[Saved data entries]
***
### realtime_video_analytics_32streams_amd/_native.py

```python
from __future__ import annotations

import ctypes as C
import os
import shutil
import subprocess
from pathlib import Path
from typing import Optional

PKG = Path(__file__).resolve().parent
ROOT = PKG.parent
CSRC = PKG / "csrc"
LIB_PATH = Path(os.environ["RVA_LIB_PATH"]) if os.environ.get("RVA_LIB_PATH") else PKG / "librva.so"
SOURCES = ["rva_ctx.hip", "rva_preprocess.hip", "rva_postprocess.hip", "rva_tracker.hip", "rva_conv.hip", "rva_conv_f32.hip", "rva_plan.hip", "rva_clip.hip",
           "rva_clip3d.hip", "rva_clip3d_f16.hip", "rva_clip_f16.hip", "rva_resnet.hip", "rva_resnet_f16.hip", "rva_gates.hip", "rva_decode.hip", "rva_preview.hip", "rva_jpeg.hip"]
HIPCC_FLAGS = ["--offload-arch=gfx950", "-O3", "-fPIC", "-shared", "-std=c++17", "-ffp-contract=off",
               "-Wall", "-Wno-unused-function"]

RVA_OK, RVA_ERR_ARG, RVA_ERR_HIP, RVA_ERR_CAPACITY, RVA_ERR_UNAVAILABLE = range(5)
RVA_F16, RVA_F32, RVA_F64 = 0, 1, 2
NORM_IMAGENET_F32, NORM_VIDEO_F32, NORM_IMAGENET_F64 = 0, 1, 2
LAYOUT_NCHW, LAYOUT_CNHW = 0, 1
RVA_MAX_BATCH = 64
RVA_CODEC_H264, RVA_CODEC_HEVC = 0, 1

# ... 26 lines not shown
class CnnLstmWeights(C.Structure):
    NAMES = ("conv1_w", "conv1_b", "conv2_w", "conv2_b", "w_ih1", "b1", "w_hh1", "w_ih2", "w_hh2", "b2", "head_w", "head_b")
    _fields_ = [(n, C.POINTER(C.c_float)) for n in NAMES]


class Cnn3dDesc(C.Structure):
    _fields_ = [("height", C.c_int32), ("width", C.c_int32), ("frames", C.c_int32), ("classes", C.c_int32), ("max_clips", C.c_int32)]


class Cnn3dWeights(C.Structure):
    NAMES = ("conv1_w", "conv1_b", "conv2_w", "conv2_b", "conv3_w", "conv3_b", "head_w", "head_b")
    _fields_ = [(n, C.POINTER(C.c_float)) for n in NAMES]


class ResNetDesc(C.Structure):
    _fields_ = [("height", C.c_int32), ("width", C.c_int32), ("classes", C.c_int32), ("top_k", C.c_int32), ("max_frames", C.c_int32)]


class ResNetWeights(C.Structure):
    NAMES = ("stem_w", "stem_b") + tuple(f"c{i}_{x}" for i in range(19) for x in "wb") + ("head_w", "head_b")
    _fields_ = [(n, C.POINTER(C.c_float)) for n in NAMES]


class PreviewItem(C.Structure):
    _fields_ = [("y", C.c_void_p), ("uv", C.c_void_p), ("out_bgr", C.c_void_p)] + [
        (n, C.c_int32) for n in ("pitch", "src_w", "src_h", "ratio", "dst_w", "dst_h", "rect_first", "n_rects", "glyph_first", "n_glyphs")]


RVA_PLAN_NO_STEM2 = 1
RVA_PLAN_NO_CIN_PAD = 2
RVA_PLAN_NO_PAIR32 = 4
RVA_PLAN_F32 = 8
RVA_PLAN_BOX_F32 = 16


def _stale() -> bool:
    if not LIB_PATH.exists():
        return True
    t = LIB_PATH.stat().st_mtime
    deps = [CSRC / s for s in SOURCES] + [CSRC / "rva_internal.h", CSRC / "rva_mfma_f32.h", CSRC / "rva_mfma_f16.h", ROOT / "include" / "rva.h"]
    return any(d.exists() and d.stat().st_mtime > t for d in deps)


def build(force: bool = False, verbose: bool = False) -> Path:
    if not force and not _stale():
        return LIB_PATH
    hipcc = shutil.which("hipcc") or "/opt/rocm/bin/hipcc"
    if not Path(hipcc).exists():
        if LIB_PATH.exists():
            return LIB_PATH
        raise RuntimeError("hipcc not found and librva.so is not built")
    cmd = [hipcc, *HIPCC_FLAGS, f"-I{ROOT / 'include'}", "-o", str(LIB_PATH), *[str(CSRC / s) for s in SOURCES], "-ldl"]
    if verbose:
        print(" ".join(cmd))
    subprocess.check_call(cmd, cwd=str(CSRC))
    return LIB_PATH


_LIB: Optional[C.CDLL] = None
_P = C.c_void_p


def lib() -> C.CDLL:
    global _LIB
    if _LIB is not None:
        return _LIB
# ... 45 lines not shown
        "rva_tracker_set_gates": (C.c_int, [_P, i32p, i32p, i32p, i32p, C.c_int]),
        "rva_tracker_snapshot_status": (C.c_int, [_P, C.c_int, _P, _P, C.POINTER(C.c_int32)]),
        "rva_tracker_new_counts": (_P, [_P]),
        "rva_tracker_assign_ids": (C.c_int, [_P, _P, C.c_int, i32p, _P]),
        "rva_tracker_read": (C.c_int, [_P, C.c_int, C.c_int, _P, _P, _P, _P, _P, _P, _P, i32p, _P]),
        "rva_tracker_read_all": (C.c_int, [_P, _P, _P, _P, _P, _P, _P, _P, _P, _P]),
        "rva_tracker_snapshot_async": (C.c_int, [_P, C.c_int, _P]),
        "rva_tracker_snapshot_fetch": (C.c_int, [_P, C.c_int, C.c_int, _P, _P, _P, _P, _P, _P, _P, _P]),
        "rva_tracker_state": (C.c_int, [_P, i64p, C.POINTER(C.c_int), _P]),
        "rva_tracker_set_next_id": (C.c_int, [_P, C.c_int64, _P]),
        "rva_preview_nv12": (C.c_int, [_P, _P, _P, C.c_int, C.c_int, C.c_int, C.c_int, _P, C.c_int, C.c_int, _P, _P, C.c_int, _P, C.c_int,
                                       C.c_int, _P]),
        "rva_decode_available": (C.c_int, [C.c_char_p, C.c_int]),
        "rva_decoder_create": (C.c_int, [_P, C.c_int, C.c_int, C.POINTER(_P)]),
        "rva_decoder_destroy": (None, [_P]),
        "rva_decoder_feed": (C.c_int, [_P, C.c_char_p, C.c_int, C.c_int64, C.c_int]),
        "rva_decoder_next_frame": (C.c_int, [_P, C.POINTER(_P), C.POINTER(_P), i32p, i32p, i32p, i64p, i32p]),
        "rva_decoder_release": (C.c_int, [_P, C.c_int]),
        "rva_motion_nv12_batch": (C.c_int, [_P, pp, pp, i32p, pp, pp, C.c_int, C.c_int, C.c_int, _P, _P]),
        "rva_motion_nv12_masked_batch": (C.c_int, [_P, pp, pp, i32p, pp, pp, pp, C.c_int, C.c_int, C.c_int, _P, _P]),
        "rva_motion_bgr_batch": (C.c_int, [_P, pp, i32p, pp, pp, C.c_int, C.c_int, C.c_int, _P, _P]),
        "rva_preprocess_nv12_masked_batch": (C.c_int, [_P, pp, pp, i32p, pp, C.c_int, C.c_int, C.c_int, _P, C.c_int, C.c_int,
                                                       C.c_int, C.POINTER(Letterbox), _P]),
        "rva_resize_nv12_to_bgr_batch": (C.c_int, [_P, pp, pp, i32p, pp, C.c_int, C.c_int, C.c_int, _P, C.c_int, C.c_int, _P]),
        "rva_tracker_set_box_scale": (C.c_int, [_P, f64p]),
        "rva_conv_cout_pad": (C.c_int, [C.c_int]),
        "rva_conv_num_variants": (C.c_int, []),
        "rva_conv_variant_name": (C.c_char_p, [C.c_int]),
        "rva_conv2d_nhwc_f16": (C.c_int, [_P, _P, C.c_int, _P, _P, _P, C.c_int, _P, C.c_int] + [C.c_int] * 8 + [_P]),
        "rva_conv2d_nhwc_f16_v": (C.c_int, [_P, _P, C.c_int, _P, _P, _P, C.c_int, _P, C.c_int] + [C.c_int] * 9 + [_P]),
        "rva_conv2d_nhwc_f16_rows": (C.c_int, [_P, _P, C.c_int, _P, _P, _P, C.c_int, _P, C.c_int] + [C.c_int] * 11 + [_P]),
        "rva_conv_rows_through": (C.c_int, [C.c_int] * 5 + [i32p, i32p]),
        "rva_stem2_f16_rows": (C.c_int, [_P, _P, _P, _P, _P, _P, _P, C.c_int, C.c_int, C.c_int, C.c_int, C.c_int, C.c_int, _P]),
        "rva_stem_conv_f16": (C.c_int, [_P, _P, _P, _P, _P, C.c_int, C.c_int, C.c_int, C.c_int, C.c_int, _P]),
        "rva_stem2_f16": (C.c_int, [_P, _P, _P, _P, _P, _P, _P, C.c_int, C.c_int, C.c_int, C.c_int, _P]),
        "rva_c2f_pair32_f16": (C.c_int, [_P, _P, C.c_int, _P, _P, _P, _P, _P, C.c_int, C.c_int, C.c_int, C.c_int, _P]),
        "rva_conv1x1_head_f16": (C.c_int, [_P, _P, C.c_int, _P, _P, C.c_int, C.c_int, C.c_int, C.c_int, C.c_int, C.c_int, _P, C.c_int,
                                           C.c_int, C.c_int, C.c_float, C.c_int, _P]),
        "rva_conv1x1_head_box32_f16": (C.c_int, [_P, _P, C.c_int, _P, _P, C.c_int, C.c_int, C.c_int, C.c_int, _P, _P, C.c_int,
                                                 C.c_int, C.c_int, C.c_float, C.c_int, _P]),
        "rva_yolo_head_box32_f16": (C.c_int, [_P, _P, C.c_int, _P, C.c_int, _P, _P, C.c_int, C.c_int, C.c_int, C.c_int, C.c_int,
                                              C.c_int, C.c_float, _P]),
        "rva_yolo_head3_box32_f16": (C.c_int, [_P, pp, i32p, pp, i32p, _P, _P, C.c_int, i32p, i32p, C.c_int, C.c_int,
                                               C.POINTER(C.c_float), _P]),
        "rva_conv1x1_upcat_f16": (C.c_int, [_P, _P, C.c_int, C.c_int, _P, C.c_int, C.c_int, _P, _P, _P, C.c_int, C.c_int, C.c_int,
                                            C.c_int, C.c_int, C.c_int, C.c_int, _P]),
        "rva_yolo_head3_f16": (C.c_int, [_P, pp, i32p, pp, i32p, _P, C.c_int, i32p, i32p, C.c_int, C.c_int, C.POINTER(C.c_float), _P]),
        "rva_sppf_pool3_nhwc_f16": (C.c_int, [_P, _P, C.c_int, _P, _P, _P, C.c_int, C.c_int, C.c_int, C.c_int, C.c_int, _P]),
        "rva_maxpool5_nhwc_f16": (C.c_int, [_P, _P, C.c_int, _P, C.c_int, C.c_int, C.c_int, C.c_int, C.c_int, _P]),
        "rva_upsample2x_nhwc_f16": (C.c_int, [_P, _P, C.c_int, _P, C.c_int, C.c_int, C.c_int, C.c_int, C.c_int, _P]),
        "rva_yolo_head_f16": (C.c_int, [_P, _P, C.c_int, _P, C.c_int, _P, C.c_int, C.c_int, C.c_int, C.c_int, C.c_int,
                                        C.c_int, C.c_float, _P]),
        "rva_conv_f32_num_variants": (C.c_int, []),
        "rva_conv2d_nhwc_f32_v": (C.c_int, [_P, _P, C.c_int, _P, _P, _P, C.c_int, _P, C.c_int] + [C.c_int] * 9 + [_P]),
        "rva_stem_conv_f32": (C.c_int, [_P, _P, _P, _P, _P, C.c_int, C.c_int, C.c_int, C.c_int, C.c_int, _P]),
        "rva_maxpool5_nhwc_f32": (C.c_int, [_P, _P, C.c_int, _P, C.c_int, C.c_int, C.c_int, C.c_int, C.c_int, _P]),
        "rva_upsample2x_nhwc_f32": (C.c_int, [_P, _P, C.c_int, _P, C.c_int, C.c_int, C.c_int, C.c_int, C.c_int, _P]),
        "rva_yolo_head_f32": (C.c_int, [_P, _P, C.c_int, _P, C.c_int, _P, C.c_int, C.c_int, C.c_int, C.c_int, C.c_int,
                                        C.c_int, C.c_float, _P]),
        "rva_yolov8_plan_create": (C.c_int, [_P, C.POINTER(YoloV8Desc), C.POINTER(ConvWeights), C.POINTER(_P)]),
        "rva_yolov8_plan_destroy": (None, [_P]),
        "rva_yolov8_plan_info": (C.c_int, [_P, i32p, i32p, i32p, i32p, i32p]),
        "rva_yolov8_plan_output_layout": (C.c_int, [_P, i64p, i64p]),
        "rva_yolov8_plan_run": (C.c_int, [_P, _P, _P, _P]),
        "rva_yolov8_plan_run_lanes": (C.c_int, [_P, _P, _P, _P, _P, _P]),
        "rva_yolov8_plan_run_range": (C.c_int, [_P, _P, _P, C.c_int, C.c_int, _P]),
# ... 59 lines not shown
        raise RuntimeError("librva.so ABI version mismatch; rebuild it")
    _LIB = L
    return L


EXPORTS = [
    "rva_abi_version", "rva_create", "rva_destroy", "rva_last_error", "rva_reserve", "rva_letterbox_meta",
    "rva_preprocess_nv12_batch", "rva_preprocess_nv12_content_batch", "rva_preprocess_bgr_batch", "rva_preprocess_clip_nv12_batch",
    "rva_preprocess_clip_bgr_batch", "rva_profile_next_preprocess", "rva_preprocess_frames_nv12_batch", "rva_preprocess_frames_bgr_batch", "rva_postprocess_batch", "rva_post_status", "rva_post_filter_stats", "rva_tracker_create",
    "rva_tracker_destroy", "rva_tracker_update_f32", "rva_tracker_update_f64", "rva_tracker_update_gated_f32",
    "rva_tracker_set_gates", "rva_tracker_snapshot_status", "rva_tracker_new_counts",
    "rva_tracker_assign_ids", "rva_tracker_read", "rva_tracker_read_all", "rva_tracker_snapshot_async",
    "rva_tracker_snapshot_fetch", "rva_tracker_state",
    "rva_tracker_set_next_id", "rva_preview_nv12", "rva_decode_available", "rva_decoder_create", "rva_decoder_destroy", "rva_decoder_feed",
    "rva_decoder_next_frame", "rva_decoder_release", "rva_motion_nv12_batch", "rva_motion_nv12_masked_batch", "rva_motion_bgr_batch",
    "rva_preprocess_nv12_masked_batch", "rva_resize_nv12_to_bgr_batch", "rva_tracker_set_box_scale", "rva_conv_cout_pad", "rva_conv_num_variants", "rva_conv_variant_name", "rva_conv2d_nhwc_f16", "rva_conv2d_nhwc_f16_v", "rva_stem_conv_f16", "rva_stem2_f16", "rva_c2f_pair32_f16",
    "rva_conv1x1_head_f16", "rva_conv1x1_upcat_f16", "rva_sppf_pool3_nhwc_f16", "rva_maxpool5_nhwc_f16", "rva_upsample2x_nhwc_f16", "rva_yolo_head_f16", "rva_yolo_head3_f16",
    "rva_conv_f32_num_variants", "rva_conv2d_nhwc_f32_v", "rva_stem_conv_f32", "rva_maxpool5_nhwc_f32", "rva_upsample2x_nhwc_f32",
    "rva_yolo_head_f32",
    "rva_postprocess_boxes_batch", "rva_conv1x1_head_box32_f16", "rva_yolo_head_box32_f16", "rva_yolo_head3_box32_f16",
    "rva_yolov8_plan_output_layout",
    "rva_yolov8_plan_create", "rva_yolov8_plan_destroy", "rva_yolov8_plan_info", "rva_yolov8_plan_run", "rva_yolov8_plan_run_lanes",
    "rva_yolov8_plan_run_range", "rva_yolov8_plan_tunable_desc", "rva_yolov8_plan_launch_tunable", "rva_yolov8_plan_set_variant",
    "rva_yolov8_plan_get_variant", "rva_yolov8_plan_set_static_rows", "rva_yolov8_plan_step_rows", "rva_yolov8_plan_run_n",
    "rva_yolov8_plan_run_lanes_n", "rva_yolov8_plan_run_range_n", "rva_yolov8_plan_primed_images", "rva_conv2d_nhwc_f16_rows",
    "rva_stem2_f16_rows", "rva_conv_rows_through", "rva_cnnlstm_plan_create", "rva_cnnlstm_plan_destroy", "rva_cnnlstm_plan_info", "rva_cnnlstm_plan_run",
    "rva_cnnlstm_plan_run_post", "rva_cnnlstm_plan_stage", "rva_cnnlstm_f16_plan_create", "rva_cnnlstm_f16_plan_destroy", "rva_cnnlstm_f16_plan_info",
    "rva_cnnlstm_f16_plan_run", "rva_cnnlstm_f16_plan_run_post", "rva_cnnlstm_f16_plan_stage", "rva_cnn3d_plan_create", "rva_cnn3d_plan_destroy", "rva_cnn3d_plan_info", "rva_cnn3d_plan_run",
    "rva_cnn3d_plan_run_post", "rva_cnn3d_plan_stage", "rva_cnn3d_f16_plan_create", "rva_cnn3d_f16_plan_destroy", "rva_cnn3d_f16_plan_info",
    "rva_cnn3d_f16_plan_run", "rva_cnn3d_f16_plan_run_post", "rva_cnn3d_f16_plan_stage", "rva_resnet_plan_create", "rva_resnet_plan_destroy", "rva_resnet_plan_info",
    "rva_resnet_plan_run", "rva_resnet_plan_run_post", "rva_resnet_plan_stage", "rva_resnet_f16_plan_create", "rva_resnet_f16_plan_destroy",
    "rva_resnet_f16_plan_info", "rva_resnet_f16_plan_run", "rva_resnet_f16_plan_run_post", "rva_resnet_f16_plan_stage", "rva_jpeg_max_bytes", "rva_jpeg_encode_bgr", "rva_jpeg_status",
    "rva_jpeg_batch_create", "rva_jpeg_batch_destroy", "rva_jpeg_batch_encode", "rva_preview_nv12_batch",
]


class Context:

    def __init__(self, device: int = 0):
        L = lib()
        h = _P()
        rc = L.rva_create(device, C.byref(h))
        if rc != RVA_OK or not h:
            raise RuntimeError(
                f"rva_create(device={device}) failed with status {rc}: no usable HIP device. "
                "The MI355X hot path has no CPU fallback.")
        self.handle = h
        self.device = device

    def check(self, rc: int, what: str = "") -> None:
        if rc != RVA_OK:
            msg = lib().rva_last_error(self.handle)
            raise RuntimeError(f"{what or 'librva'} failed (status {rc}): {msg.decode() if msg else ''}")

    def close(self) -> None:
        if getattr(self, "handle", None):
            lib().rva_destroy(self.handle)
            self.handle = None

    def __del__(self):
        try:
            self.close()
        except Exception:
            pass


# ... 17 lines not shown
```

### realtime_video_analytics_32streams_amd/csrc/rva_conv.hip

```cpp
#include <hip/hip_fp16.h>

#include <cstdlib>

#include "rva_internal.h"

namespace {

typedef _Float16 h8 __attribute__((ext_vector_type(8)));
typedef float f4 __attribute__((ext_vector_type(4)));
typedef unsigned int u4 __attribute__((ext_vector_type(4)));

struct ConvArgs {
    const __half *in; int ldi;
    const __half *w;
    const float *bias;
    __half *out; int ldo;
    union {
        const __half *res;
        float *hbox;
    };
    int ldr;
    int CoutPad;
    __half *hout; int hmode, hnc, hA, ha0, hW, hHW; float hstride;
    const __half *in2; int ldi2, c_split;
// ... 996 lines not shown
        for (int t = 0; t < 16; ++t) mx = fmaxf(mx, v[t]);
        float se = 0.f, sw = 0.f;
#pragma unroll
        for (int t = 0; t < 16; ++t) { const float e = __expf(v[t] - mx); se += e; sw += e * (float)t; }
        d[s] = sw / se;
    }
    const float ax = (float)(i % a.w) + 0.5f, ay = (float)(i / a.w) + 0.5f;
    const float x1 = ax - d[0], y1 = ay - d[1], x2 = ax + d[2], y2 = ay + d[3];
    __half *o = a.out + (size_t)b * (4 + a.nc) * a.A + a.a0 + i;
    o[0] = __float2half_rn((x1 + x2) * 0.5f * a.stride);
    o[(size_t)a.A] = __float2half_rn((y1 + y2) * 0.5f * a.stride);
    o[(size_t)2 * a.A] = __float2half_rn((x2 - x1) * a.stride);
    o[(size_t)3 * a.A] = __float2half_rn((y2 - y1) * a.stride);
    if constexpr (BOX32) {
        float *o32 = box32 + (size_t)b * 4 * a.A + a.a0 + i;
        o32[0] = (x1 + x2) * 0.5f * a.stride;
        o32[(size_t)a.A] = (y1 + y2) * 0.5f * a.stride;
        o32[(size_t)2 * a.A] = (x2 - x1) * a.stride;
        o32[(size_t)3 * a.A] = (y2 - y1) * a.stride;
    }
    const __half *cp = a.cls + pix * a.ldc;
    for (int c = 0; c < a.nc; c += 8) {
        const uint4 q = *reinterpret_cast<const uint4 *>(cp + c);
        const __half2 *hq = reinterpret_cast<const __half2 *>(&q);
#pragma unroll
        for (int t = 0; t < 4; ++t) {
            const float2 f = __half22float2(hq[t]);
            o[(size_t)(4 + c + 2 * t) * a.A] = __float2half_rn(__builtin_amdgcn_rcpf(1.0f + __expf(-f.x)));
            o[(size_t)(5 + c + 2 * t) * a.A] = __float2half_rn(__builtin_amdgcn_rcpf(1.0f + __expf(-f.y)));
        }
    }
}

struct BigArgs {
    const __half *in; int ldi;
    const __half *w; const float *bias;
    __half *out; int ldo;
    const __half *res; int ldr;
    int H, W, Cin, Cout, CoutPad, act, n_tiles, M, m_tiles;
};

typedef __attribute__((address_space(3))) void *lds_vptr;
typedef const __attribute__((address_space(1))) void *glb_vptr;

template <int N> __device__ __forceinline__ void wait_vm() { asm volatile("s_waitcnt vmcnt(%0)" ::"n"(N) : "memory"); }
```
***
> **Instructions to follow**
How many lines above include the word "bool"? Answer with the number alone.

> **Response**
2